PROBLEM DETAILS. Working from the records below, repeat exactly the lines starting at the line that contains "# kaushik87599/Melo-GAN" and ending at the line that contains "Measured on AMD", inclusive.

Collected data entries.
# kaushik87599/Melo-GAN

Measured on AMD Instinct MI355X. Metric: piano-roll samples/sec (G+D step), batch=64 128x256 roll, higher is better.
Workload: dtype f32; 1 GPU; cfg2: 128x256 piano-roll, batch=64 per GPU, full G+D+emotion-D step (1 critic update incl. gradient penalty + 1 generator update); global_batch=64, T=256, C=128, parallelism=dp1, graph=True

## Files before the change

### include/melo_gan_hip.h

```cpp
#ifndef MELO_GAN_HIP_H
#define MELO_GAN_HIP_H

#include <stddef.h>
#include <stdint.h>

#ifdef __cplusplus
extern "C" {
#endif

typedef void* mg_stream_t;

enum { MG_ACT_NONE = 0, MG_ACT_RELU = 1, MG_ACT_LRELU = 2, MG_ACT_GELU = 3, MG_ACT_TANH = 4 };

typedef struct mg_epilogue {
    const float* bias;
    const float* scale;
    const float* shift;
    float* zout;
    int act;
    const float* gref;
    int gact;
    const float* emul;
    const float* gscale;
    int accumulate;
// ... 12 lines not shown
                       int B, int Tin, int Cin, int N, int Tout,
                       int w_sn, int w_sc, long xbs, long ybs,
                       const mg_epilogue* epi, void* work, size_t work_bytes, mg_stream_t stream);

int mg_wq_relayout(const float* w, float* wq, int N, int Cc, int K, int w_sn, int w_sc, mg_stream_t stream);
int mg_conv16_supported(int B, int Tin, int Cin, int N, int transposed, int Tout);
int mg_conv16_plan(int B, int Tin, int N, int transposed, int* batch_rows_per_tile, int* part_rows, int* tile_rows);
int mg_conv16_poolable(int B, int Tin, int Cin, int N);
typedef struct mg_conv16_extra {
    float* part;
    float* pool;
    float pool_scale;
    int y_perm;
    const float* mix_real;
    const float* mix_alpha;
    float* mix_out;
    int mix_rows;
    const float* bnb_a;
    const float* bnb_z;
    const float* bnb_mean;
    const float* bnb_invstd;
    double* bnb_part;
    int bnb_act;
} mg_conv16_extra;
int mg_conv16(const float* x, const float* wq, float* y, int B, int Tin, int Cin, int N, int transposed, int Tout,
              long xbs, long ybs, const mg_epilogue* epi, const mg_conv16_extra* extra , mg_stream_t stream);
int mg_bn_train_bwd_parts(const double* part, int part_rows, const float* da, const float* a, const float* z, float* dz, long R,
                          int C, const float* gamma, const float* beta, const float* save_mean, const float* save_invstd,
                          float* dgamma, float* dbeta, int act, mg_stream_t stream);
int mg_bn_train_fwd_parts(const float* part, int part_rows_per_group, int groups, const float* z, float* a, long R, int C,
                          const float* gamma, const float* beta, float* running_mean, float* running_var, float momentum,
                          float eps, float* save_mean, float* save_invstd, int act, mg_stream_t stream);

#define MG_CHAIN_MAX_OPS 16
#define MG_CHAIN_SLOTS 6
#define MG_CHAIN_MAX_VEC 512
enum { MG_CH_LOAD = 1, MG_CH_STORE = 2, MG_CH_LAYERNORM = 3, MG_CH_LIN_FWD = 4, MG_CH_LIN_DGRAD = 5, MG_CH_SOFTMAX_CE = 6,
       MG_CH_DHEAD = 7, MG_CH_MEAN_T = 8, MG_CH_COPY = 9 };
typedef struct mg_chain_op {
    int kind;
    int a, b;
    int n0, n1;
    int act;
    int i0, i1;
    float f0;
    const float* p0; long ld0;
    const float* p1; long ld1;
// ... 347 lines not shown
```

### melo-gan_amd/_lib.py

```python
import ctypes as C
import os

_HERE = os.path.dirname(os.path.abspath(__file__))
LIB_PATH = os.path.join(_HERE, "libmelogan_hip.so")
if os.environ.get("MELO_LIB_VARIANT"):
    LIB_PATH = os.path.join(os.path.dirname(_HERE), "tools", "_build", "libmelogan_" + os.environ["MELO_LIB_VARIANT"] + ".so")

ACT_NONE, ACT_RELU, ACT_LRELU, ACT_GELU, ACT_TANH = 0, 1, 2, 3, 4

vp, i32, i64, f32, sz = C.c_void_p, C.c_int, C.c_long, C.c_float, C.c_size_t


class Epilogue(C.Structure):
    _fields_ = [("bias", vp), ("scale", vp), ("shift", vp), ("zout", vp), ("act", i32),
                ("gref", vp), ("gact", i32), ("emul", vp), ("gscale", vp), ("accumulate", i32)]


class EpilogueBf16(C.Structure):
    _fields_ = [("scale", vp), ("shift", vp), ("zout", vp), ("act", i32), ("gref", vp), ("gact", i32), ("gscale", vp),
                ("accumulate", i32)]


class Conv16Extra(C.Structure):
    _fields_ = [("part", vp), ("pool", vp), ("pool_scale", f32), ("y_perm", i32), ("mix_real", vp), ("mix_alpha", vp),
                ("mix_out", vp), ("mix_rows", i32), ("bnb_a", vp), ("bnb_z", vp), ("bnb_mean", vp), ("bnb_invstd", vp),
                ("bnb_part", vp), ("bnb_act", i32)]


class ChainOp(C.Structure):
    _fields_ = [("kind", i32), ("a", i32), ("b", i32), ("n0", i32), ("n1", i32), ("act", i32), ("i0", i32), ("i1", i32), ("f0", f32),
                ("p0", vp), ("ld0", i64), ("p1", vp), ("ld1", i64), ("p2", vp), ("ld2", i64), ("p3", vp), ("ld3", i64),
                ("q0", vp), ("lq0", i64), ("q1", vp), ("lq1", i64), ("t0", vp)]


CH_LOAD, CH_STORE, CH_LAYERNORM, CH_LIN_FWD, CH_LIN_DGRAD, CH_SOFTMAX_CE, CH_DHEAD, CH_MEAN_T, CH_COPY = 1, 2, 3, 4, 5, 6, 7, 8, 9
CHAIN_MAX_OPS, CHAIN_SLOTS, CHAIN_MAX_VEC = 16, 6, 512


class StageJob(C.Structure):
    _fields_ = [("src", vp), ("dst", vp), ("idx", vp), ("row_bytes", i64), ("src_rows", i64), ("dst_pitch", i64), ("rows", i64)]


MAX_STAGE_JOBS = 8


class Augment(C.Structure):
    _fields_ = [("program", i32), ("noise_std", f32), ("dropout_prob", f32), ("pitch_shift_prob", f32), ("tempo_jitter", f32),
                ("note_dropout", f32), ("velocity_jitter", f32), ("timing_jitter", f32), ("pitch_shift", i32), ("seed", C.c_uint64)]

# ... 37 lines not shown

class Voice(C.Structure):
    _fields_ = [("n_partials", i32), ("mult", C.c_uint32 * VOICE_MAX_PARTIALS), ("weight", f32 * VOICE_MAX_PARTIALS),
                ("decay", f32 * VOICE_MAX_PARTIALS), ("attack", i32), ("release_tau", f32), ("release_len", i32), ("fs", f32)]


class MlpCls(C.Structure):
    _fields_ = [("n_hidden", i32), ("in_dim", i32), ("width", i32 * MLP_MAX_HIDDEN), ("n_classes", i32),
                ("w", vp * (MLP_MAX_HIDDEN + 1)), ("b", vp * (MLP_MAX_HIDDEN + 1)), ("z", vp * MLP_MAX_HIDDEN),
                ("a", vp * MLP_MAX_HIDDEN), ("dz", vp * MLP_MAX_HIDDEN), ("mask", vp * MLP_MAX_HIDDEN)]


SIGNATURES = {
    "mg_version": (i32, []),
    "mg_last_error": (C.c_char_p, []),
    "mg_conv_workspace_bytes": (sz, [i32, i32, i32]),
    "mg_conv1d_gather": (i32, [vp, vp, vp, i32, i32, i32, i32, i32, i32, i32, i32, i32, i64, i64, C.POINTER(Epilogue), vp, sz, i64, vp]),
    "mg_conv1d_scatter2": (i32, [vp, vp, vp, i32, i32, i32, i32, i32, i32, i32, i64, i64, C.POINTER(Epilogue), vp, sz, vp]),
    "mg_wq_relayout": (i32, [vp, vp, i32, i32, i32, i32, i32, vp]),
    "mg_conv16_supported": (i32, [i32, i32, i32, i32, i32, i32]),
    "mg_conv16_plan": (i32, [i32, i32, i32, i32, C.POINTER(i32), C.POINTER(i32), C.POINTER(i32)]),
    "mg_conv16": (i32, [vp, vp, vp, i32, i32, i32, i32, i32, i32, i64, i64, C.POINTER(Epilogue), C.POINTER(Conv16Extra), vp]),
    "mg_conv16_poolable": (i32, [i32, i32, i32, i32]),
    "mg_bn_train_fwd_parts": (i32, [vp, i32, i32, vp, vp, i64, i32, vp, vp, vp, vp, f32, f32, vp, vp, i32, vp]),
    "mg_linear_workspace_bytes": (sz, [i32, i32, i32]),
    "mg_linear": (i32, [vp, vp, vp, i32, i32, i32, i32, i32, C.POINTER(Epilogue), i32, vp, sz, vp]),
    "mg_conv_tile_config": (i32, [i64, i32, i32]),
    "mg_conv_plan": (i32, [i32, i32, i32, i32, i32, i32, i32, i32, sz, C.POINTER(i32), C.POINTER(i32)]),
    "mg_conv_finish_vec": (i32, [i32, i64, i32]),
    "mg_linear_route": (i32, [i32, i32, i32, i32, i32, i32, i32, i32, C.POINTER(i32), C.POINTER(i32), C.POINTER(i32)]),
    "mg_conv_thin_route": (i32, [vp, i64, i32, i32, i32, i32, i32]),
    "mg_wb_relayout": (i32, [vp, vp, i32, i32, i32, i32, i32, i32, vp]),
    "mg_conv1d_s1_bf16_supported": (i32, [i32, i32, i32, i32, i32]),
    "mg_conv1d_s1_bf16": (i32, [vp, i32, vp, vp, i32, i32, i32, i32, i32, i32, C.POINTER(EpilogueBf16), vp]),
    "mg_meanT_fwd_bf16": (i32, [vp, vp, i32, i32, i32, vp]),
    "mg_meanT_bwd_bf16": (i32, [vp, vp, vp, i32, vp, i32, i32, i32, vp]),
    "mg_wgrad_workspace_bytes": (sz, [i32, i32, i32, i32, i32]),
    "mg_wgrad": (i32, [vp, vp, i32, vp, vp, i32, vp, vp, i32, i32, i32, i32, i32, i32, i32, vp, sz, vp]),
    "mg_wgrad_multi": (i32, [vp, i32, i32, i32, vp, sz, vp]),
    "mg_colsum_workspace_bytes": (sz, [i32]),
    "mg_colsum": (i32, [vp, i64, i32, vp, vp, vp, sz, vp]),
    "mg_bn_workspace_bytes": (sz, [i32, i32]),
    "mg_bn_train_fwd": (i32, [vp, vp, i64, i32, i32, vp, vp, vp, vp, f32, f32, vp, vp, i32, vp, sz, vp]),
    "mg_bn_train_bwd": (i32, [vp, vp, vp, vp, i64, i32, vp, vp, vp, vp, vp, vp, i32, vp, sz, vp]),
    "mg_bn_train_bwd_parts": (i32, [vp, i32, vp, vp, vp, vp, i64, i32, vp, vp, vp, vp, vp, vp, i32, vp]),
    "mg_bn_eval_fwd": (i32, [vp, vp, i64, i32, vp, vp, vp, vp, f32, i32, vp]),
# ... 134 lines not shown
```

==

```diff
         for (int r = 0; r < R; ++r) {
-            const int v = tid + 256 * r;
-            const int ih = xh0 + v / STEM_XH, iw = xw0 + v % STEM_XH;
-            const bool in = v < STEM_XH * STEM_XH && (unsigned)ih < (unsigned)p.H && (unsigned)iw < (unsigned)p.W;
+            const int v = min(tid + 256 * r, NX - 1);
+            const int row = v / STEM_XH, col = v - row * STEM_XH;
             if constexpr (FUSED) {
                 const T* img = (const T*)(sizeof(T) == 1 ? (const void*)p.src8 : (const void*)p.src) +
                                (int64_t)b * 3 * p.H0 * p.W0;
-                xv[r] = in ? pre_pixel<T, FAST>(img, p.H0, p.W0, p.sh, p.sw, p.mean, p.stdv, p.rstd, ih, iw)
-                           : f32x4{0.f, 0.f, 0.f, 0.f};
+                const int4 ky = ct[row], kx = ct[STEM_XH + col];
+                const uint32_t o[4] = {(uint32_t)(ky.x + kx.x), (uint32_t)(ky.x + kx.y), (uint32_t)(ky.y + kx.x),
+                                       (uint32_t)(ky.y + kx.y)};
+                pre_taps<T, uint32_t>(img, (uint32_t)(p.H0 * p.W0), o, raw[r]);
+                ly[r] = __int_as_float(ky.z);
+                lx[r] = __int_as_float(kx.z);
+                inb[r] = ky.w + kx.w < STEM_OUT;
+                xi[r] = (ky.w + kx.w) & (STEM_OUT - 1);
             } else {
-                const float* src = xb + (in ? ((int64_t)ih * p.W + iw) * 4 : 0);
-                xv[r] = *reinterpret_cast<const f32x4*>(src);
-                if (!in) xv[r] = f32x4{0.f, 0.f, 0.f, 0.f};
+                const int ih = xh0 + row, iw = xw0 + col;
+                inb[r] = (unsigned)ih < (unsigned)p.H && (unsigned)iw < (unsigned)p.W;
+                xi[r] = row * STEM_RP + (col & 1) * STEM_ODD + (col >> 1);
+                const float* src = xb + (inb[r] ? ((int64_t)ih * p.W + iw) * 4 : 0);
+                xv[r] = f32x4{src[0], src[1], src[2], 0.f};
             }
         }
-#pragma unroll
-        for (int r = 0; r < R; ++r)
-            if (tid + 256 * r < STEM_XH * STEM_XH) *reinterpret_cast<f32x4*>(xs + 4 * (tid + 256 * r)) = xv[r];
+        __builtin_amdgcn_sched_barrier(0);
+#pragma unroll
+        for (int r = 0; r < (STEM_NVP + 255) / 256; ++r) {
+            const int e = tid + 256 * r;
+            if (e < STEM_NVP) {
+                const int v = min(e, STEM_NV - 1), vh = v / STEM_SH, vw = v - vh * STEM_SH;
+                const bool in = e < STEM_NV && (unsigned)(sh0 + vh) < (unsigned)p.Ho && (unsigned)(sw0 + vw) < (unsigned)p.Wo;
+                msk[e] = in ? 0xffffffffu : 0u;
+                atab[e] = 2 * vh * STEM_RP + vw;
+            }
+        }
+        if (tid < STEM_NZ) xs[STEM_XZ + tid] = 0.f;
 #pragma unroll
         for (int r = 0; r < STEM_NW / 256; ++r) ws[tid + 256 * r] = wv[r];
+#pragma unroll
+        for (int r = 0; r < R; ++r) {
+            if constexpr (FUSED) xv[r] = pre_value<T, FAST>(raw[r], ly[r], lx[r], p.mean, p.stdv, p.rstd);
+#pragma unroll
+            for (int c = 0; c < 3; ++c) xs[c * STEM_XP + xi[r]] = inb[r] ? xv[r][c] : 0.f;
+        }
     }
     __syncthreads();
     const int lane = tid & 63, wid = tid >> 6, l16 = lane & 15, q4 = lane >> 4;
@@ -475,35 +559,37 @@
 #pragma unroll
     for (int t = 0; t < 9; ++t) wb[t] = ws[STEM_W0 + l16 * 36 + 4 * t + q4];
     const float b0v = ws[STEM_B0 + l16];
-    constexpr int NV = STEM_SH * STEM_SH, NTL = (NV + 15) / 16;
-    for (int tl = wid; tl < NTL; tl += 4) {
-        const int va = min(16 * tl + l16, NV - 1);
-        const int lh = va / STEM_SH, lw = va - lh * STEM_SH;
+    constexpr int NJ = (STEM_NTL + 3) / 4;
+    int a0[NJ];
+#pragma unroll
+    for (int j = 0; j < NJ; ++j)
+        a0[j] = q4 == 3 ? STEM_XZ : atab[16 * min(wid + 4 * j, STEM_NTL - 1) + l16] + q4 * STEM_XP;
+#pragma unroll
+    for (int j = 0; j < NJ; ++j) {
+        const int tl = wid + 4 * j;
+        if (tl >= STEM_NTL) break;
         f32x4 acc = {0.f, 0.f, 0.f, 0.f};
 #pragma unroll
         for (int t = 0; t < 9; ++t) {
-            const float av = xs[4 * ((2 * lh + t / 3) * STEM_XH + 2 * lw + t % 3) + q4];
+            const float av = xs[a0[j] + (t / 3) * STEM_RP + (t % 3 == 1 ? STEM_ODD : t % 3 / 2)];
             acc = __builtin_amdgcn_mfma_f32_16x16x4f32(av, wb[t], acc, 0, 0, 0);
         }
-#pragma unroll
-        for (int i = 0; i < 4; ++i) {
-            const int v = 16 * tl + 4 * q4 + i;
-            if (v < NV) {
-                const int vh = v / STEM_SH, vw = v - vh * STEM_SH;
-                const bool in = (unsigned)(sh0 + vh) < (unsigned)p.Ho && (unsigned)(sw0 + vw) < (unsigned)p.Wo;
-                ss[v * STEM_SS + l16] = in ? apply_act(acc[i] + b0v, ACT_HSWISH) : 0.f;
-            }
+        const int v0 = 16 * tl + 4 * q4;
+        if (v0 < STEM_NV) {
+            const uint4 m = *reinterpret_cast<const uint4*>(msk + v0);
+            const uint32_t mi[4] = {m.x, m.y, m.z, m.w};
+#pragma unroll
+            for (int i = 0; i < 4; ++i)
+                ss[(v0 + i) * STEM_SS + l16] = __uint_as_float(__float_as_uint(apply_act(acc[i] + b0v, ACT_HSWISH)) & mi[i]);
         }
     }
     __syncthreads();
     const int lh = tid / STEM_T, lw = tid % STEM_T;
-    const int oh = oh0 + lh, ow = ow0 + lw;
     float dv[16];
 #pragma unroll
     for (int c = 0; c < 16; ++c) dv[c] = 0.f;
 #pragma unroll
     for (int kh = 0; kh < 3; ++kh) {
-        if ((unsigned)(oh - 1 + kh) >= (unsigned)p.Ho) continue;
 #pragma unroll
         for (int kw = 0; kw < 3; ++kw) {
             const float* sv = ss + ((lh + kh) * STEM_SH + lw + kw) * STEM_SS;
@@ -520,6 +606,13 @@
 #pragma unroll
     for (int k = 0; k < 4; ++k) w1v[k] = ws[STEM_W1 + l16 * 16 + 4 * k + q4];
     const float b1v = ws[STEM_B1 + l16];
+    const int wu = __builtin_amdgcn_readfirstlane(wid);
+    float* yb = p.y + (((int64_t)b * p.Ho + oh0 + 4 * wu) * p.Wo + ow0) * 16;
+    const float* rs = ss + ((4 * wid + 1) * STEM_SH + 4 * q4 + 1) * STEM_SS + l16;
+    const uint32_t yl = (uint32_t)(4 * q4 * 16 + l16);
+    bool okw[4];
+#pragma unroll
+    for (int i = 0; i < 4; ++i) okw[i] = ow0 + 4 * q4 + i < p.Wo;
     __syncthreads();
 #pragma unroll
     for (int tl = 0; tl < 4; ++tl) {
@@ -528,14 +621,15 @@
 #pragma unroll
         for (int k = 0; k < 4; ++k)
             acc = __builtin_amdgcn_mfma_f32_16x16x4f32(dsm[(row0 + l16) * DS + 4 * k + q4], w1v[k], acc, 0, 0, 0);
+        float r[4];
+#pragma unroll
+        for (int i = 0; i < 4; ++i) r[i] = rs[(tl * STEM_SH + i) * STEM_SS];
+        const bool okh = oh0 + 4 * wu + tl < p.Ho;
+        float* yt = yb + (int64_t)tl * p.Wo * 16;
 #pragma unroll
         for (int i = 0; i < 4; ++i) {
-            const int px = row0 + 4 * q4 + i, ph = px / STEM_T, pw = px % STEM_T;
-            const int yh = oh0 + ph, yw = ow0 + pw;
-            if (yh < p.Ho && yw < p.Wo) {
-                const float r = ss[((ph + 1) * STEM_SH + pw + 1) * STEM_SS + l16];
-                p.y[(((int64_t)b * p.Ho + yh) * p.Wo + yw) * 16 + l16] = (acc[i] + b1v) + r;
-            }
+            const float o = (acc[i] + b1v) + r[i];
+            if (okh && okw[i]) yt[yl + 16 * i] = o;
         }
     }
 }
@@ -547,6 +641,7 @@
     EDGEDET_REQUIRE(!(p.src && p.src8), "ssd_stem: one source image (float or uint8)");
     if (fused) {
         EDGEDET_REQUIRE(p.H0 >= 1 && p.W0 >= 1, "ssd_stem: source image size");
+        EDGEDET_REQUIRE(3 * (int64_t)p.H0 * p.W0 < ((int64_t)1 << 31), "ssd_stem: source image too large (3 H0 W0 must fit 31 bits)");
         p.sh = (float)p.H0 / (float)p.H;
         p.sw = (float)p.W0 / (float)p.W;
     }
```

SOLUTION TO THIS EXERCISE.
# kaushik87599/Melo-GAN

Measured on AMD Instinct MI355X. Metric: piano-roll samples/sec (G+D step), batch=64 128x256 roll, higher is better.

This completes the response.